Scan the material below and report how many lines include the string "inline"; nothing else belongs in the reply.
:::::
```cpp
__global__ __launch_bounds__(256) void wgrad3x3_reduce_kernel(const float* __restrict__ part, float* __restrict__ dw,
                                                               int G, int Cout_g, int Cin_g, int msplit, float beta)
{
    const long total = (long)G * Cout_g * Cin_g * 9;
    const long idx = (long)blockIdx.x * 256 + threadIdx.x;
    if (idx >= total) return;
    float s = 0.f;
    int sp = 0;
    for (; sp + 4 <= msplit; sp += 4) {
        const float v0 = part[(size_t)sp * total + idx], v1 = part[(size_t)(sp + 1) * total + idx];
        const float v2 = part[(size_t)(sp + 2) * total + idx], v3 = part[(size_t)(sp + 3) * total + idx];
        s += (v0 + v1) + (v2 + v3);
    }
    for (; sp < msplit; ++sp) s += part[(size_t)sp * total + idx];
    const int cin = (int)(idx % Cin_g);
    long rest = idx / Cin_g;
    const int cout = (int)(rest % Cout_g); rest /= Cout_g;
    const int tap = (int)(rest % 9), g = (int)(rest / 9);
    const size_t o = (((size_t)(g * Cout_g + cout)) * Cin_g + cin) * 9 + tap;
    dw[o] = beta != 0.f ? dw[o] * beta + s : s;
}

template <int CT, int NI, int ST>
int launch3(const Wg3P& p, hipStream_t st) {
    const int nco = (p.Cout_g + CT * 16 - 1) / (CT * 16), nci = (p.Cin_g + NI * 16 - 1) / (NI * 16);
    const size_t lds = 2 * (size_t)(TH * TW * CT * 32 + halo_h(ST) * halo_w(ST) * NI * 32);
    hipLaunchKernelGGL((conv_wgrad3x3_kernel<CT, NI, ST>), dim3(p.msplit, nco * nci, p.groups), dim3(256), lds, st, p);
    return 0;
}

inline int tiles3(int c) { return c <= 16 ? 1 : (c <= 32 ? 2 : ((c % 48 == 0 || c <= 48) ? 3 : 4)); }
// ... 60 lines not shown
    DANET_CHECK_ARG(danet_conv_wgrad3x3_ok(H, W, Cin, Cout, 3, 3, stride, 1, 1, groups), "conv_wgrad3x3: unsupported shape");
    Wg3P p;
    p.x = (const bf16_t*)x; p.dy = (const bf16_t*)dy; p.part = ws; p.direct = nullptr;
    p.IH = H; p.IW = W; H /= stride; W /= stride;
    p.B = B; p.H = H; p.W = W; p.Cin = Cin; p.Cout = Cout; p.groups = groups;
    p.Cin_g = Cin / groups; p.Cout_g = Cout / groups;
    p.tiles_h = H / TH; p.tiles_w = W / TW;
    p.nchunks = (long)B * p.tiles_h * p.tiles_w;
    p.x_bytes = (long)B * p.IH * p.IW * Cin * 2; p.dy_bytes = (long)B * H * W * Cout * 2;
    DANET_CHECK_ARG(p.x_bytes < (1L << 31) && p.dy_bytes < (1L << 31), "conv_wgrad3x3: tensors of 2 GB or more are not supported");
    int ct, ni;
    plan3(B, H, W, Cin, Cout, groups, &ct, &ni, &p.msplit);
    if (ws_floats < (size_t)p.msplit * Cout * p.Cin_g * 9)
        return danet::fail(DANET_ERR_WORKSPACE, "conv_wgrad3x3: workspace too small");
    hipStream_t st = (hipStream_t)stream;
    if (phase != 2) {
#define W3(a, b) if (ct == a && ni == b) { if (stride == 1) launch3<a, b, 1>(p, st); else launch3<a, b, 2>(p, st); } else
        W3(1, 1) W3(1, 2) W3(1, 3) W3(2, 1) W3(2, 2) W3(2, 3) W3(3, 1) W3(3, 2) W3(3, 3)
        return danet::fail(DANET_ERR_ARG, "conv_wgrad3x3: no kernel for tiles %dx%d", ct, ni);
#undef W3
        DANET_CHECK_LAUNCH("conv_wgrad3x3_kernel");
    }
    if (phase == 1) return DANET_OK;
    const long total = (long)Cout * p.Cin_g * 9;
    hipLaunchKernelGGL(wgrad3x3_reduce_kernel, dim3(danet::cdiv(total, 256)), dim3(256), 0, st, ws, dw, groups, p.Cout_g,
                       p.Cin_g, p.msplit, beta);
    DANET_CHECK_LAUNCH("wgrad3x3_reduce_kernel");
    return DANET_OK;
}


struct Wg3Job { const void* x; const void* dy; float* dw; int B, H, W, Cin, Cout, groups, stride; };

static long multi_target_blocks() {
    if (const char* e = getenv("DANET_WGRAD3_MULTI_BLOCKS")) return atol(e);
    return 768;
}

static inline double wg3_weight(int Cout, int Cin_g) { const double p = (double)Cout * Cin_g; return p < 2304.0 ? 2304.0 : p; }
static void plan_multi(const Wg3Job* jobs, const int* idx, int cnt, int ct, int ni, int* msplit) {
    auto chunks_of = [](const Wg3Job& j) -> long {
        const int sm = wg3_small(j.B, j.H, j.W, j.stride);
        return sm ? (long)(j.B / (sm == 4 ? 2 : 8)) : (long)j.B * (j.H / j.stride / TH) * (j.W / j.stride / TW);
    };
    double tot = 0;
    for (int k = 0; k < cnt; ++k) {
        const Wg3Job& j = jobs[idx[k]];
        tot += (double)chunks_of(j) * wg3_weight(j.Cout, j.Cin / j.groups);
    }
    const long target = multi_target_blocks();
    for (int k = 0; k < cnt; ++k) {
        const Wg3Job& j = jobs[idx[k]];
        const int Cout_g = j.Cout / j.groups, Cin_g = j.Cin / j.groups;
        const long other = (long)((Cout_g + ct * 16 - 1) / (ct * 16)) * ((Cin_g + ni * 16 - 1) / (ni * 16)) * j.groups;
        const long nchunks = chunks_of(j);
        const double w = (double)nchunks * wg3_weight(j.Cout, Cin_g);
        long ms = (long)(target * (w / tot) / other + 0.5);
        if (ms > nchunks / 4) ms = nchunks / 4;
        if (ms < 1) ms = 1;
        msplit[k] = (int)ms;
    }
}

static int multi_foreach_launch(const Wg3Job* jobs, int n, float* ws, size_t ws_floats, float beta, hipStream_t st, size_t* need_out)
{
    size_t used = 0;
    bool done[4096];
    if (n > 4096) return danet::fail(DANET_ERR_ARG, "conv_wgrad3x3_multi: too many jobs (%d)", n);
    for (int i = 0; i < n; ++i) done[i] = false;
    for (int i = 0; i < n; ++i) {
        if (done[i]) continue;
        int ct, ni, dummy;
        const int stride = jobs[i].stride;
        const int sm = wg3_small(jobs[i].B, jobs[i].H, jobs[i].W, stride);
        const bool pair = sm != 0;
        plan3(jobs[i].B, jobs[i].H / stride, jobs[i].W / stride, jobs[i].Cin, jobs[i].Cout, jobs[i].groups, &ct, &ni, &dummy);
        static const int npm_env = getenv("DANET_WGRAD3_NPM") ? atoi(getenv("DANET_WGRAD3_NPM")) : 0;
        const int npm = npm_env > 0 && npm_env < NPM ? npm_env : NPM;
        int idx[NPM], cnt = 0;
        for (int k = i; k < n && cnt < npm; ++k) {
            if (done[k] || jobs[k].stride != stride || wg3_small(jobs[k].B, jobs[k].H, jobs[k].W, stride) != sm) continue;
            int c2, n2;
            plan3(jobs[k].B, jobs[k].H / stride, jobs[k].W / stride, jobs[k].Cin, jobs[k].Cout, jobs[k].groups, &c2, &n2, &dummy);
            if (c2 == ct && n2 == ni) { idx[cnt++] = k; done[k] = true; }
        }
        int msplit[NPM];
        plan_multi(jobs, idx, cnt, ct, ni, msplit);
        Wg3Multi mp; Red3Multi rp;
        static const bool xcd_order = getenv("DANET_WGRAD3_XCD") && atoi(getenv("DANET_WGRAD3_XCD")) != 0;
        mp.n = cnt; rp.n = cnt; rp.beta = beta; mp.xcd = xcd_order ? 1 : 0;
        mp.start[0] = 0; rp.start[0] = 0;
        for (int k = 0; k < cnt; ++k) {
            const Wg3Job& j = jobs[idx[k]];
            Wg3P& p = mp.p[k];
            static const bool no_direct = getenv("DANET_WGRAD3_NO_DIRECT") != nullptr;
            const bool direct = msplit[k] == 1 && beta == 0.f && !no_direct;
            p.x = (const bf16_t*)j.x; p.dy = (const bf16_t*)j.dy; p.part = (ws && !direct) ? ws + used : nullptr;
            p.direct = direct ? j.dw : nullptr;
            p.IH = j.H; p.IW = j.W;
            p.B = j.B; p.H = j.H / stride; p.W = j.W / stride; p.Cin = j.Cin; p.Cout = j.Cout; p.groups = j.groups;
            if (pair) { p.B = j.B / (sm == 4 ? 2 : 8); p.H = 4; p.W = 8; p.IH = 4 * stride; p.IW = 8 * stride; }
            p.Cin_g = j.Cin / j.groups; p.Cout_g = j.Cout / j.groups;
            p.tiles_h = p.H / TH; p.tiles_w = p.W / TW;
            p.nchunks = (long)p.B * p.tiles_h * p.tiles_w;
            p.x_bytes = (long)j.B * j.H * j.W * j.Cin * 2; p.dy_bytes = (long)j.B * (j.H / stride) * (j.W / stride) * j.Cout * 2;
            p.msplit = msplit[k];
            const int nyb = ((p.Cout_g + ct * 16 - 1) / (ct * 16)) * ((p.Cin_g + ni * 16 - 1) / (ni * 16));
            mp.nyb[k] = nyb;
            mp.start[k + 1] = mp.start[k] + msplit[k] * nyb * j.groups;
            const long total = (long)j.Cout * p.Cin_g * 9;
            rp.part[k] = p.part; rp.dw[k] = j.dw; rp.G[k] = j.groups; rp.Cout_g[k] = p.Cout_g; rp.Cin_g[k] = p.Cin_g; rp.msplit[k] = msplit[k];
            rp.start[k + 1] = rp.start[k] + (direct ? 0 : total);
            if (!direct || !ws) used += (size_t)msplit[k] * total;
            if (ws && !(p.x_bytes < (1L << 31) && p.dy_bytes < (1L << 31)))
                return danet::fail(DANET_ERR_ARG, "conv_wgrad3x3_multi: tensors of 2 GB or more are not supported");
        }
        if (!ws) continue;
        if (used > ws_floats) return danet::fail(DANET_ERR_WORKSPACE, "conv_wgrad3x3_multi: workspace too small");
        const int phw = stride * ((sm ? sm : 4) - 1) + 3;
        const size_t lds = 2 * (size_t)(TH * TW * ct * 32 + (sm ? (TH / sm) * phw * (TW / sm) * phw : halo_h(stride) * halo_w(stride)) * ni * 32);
        const dim3 grid((unsigned)mp.start[cnt]);
        if (pair) {
#define W3P(a, b) if (ct == a && ni == b) { \
            if (stride == 1 && sm == 4) hipLaunchKernelGGL((conv_wgrad3x3_multi_kernel<a, b, 1, 4>), grid, dim3(256), lds, st, mp); \
            else if (stride == 2 && sm == 4) hipLaunchKernelGGL((conv_wgrad3x3_multi_kernel<a, b, 2, 4>), grid, dim3(256), lds, st, mp); \
            else if (stride == 1) hipLaunchKernelGGL((conv_wgrad3x3_multi_kernel<a, b, 1, 2>), grid, dim3(256), lds, st, mp); \
            else hipLaunchKernelGGL((conv_wgrad3x3_multi_kernel<a, b, 2, 2>), grid, dim3(256), lds, st, mp); } else
            W3P(2, 2) W3P(2, 3) W3P(3, 2) W3P(3, 3) W3P(1, 1) W3P(1, 2) W3P(2, 1) W3P(1, 3) W3P(3, 1)
            return danet::fail(DANET_ERR_ARG, "conv_wgrad3x3_multi: no pair-mode kernel for tiles %dx%d", ct, ni);
#undef W3P
        } else
#define W3M(a, b) if (ct == a && ni == b) { \
            if (stride == 1) hipLaunchKernelGGL((conv_wgrad3x3_multi_kernel<a, b, 1>), grid, dim3(256), lds, st, mp); \
            else hipLaunchKernelGGL((conv_wgrad3x3_multi_kernel<a, b, 2>), grid, dim3(256), lds, st, mp); } else
        W3M(1, 1) W3M(1, 2) W3M(1, 3) W3M(2, 1) W3M(2, 2) W3M(2, 3) W3M(3, 1) W3M(3, 2) W3M(3, 3)
        return danet::fail(DANET_ERR_ARG, "conv_wgrad3x3_multi: no kernel for tiles %dx%d", ct, ni);
#undef W3M
        DANET_CHECK_LAUNCH("conv_wgrad3x3_multi_kernel");
        if (rp.start[cnt] > 0) {
            hipLaunchKernelGGL(wgrad3x3_reduce_multi_kernel, dim3((unsigned)danet::cdiv(rp.start[cnt], 256)), dim3(256), 0, st, rp);
            DANET_CHECK_LAUNCH("wgrad3x3_reduce_multi_kernel");
        }
    }
    if (need_out) *need_out = used;
    return DANET_OK;
}

extern "C" size_t danet_conv_wgrad3x3_multi_ws_floats(const void* jobs, int n)
{
    size_t need = 0;
    if (!jobs || n <= 0) return 0;
    multi_foreach_launch((const Wg3Job*)jobs, n, nullptr, 0, 0.f, nullptr, &need);
    return need;
}

extern "C" int danet_conv_wgrad3x3_multi(const void* jobs, int n, float* ws, size_t ws_floats, float beta, void* stream)
{
    DANET_ENTER();
    DANET_CHECK_ARG(jobs && n > 0 && ws, "conv_wgrad3x3_multi: bad arguments");
    const Wg3Job* jb = (const Wg3Job*)jobs;
    for (int i = 0; i < n; ++i)
        DANET_CHECK_ARG(jb[i].x && jb[i].dy && jb[i].dw && jb[i].B > 0 &&
                        (danet_conv_wgrad3x3_ok(jb[i].H, jb[i].W, jb[i].Cin, jb[i].Cout, 3, 3, jb[i].stride, 1, 1, jb[i].groups) ||
                         danet_conv_wgrad3x3_pair_ok(jb[i].B, jb[i].H, jb[i].W, jb[i].Cin, jb[i].Cout, 3, 3, jb[i].stride, 1, 1, jb[i].groups)),
                        "conv_wgrad3x3_multi: job %d is not a supported 3x3 problem", i);
    return multi_foreach_launch(jb, n, ws, ws_floats, beta, (hipStream_t)stream, nullptr);
}
```

include/danet_hip.h:

```cpp
#ifndef DANET_HIP_H
#define DANET_HIP_H

#include <stddef.h>
#include <stdint.h>

#ifdef __cplusplus
extern "C" {
#endif

#define DANET_OK 0
#define DANET_ERR_ARG (-1)
#define DANET_ERR_HIP (-2)
#define DANET_ERR_WORKSPACE (-3)

int danet_version(void);
const char* danet_last_error(void);

size_t danet_smpl_lbs_ctx_floats(int B);
size_t danet_smpl_lbs_fwd_ws_floats(int B, int V, int NE);
size_t danet_smpl_lbs_bwd_ws_floats(int B, int V, int NB);
size_t danet_smpl_lbs_ticket_words(int B);

int danet_smpl_lbs_forward(const float* betas, const float* rotmats, int B,
                           const float* v_template, const float* shapedirs, const float* posedirs,
// ... 171 lines not shown
       DANET_KNOB_BN_BLOCK_BYTES = 15, DANET_KNOB_C3S_BALANCE = 16, DANET_KNOB_C3S_TILE_COST = 17,
       DANET_KNOB_G3 = 18  };
long danet_knob(int id, long value);
int danet_conv3x3_stream_plan(int B, int H, int W, int Cin, int Cout, int nprob);
size_t danet_conv3x3_stream_table_bytes(void);
int danet_conv3x3_stream_tables(void* workspace, size_t bytes);
int danet_conv_stem_ok(int B, int H, int W, int Cin, int OH, int OW, int Cout, int R, int S, int stride, int pad, int dil, int groups);
int danet_conv_stem_forward(const void* x, const void* wp, void* y, int B, int H, int W, int Cin, int OH, int OW, int Cout,
                            float* bn_sums, void* stream);
int danet_conv_stem_forward_epi(const void* x, const void* wp, const float* bias, void* y, int B, int H, int W, int Cin, int OH, int OW,
                                int Cout, int relu, void* stream);
int danet_conv_stem_dgrad_ok(int B, int H, int W, int Cin, int OH, int OW, int Cout, int R, int S, int stride, int pad, int dil, int groups);
int danet_conv_stem_dgrad(const void* dy, const void* wp, void* dx, int B, int H, int W, int Cin, int OH, int OW, int Cout,
                          const void* bn_x, const void* bn_y, const float* bn_saved, float* bn_red, void* stream);
int danet_conv3x3a_ok(int B, int H, int W, int Cin, int Cout, int R, int S, int stride, int pad, int dil, int groups);
int danet_conv3x3a(const void* x, const void* wp, void* y, int B, int H, int W, int transposed, float* bn_sums,
                   const void* bn_x, const void* bn_y, const float* bn_saved, float* bn_red, int bn_gate, const void* addend, void* stream);
int danet_conv3x3a_forward_epi(const void* x, const void* wp, const float* bias, const void* addend, void* y, int B, int H, int W,
                               int relu, void* stream);
void danet_conv3x3_debug(int* dev_buf);
int danet_conv_forward_multi(const void* jobs, int n, void* stream);
int danet_conv_forward_kernel(int B, int H, int W, int Cin, int OH, int OW, int Cout, int R, int S,
                              int stride, int pad, int dil, int groups, int transposed, int out_fp32);
int danet_conv_forward(const void* x, const void* wp, const float* bias, void* y,
                       int B, int H, int W, int Cin, int OH, int OW, int Cout,
                       int R, int S, int stride, int pad, int dil, int groups, int transposed,
                       int relu, int out_fp32, float* bn_sums,
                       const void* bn_x, const void* bn_y, const float* bn_saved, float* bn_red, const void* addend,
                       int bn_gate, void* stream);
int danet_conv_wgrad3x3_ok(int H, int W, int Cin, int Cout, int R, int S, int stride, int pad, int dil, int groups);
int danet_conv_wgrad3x3_pair_ok(int B, int H, int W, int Cin, int Cout, int R, int S, int stride, int pad, int dil, int groups);
size_t danet_conv_wgrad3x3_ws_floats(int B, int H, int W, int Cin, int Cout, int groups, int stride);
size_t danet_conv_wgrad3x3_multi_ws_floats(const void* jobs, int n);
size_t danet_conv_wgrad_multi_ws_floats(const void* jobs, int n);
size_t danet_conv_wgrad_multi_ws_zero_from(const void* jobs, int n);
int danet_conv_wgrad_multi(const void* jobs, int n, float* ws, size_t ws_floats, float beta, void* stream);
int danet_conv_wgrad3x3_multi(const void* jobs, int n, float* ws, size_t ws_floats, float beta, void* stream);
int danet_conv_wgrad3x3_kernel_id(int B, int H, int W, int Cin, int Cout, int groups, int stride);
int danet_conv_wgrad3x3(const void* x, const void* dy, float* dw, float* ws, size_t ws_floats,
                        int B, int H, int W, int Cin, int Cout, int groups, int stride, float beta, int phase , void* stream);
int danet_conv_wgrad_rows_ok(int B, int H, int W, int Cin, int OH, int OW, int Cout, int R, int S, int stride, int pad, int dil, int groups);
size_t danet_conv_wgrad_rows_ws_floats(int B, int OH, int OW, int Cin, int Cout, int R, int S, int groups);
int danet_conv_wgrad_rows(const void* x, const void* dy, float* dw, float* ws, size_t ws_floats,
                          int B, int H, int W, int Cin, int OH, int OW, int Cout,
                          int R, int S, int stride, int pad, int groups, float beta, void* stream);
size_t danet_conv_wgrad_ws_floats(int Cout, int Cin_g, int R, int S);
size_t danet_conv_wgrad_ws_floats_for(int B, int H, int W, int Cin, int OH, int OW, int Cout, int R, int S, int stride, int pad, int dil, int groups);
int danet_conv_wgrad(const void* x, const void* dy, float* dw, float* ws, size_t ws_floats,
                     int B, int H, int W, int Cin, int OH, int OW, int Cout,
                     int R, int S, int stride, int pad, int dil, int groups, float beta, int ws_is_zero, void* stream);
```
:::::
## EXERCISE RESPONSE
2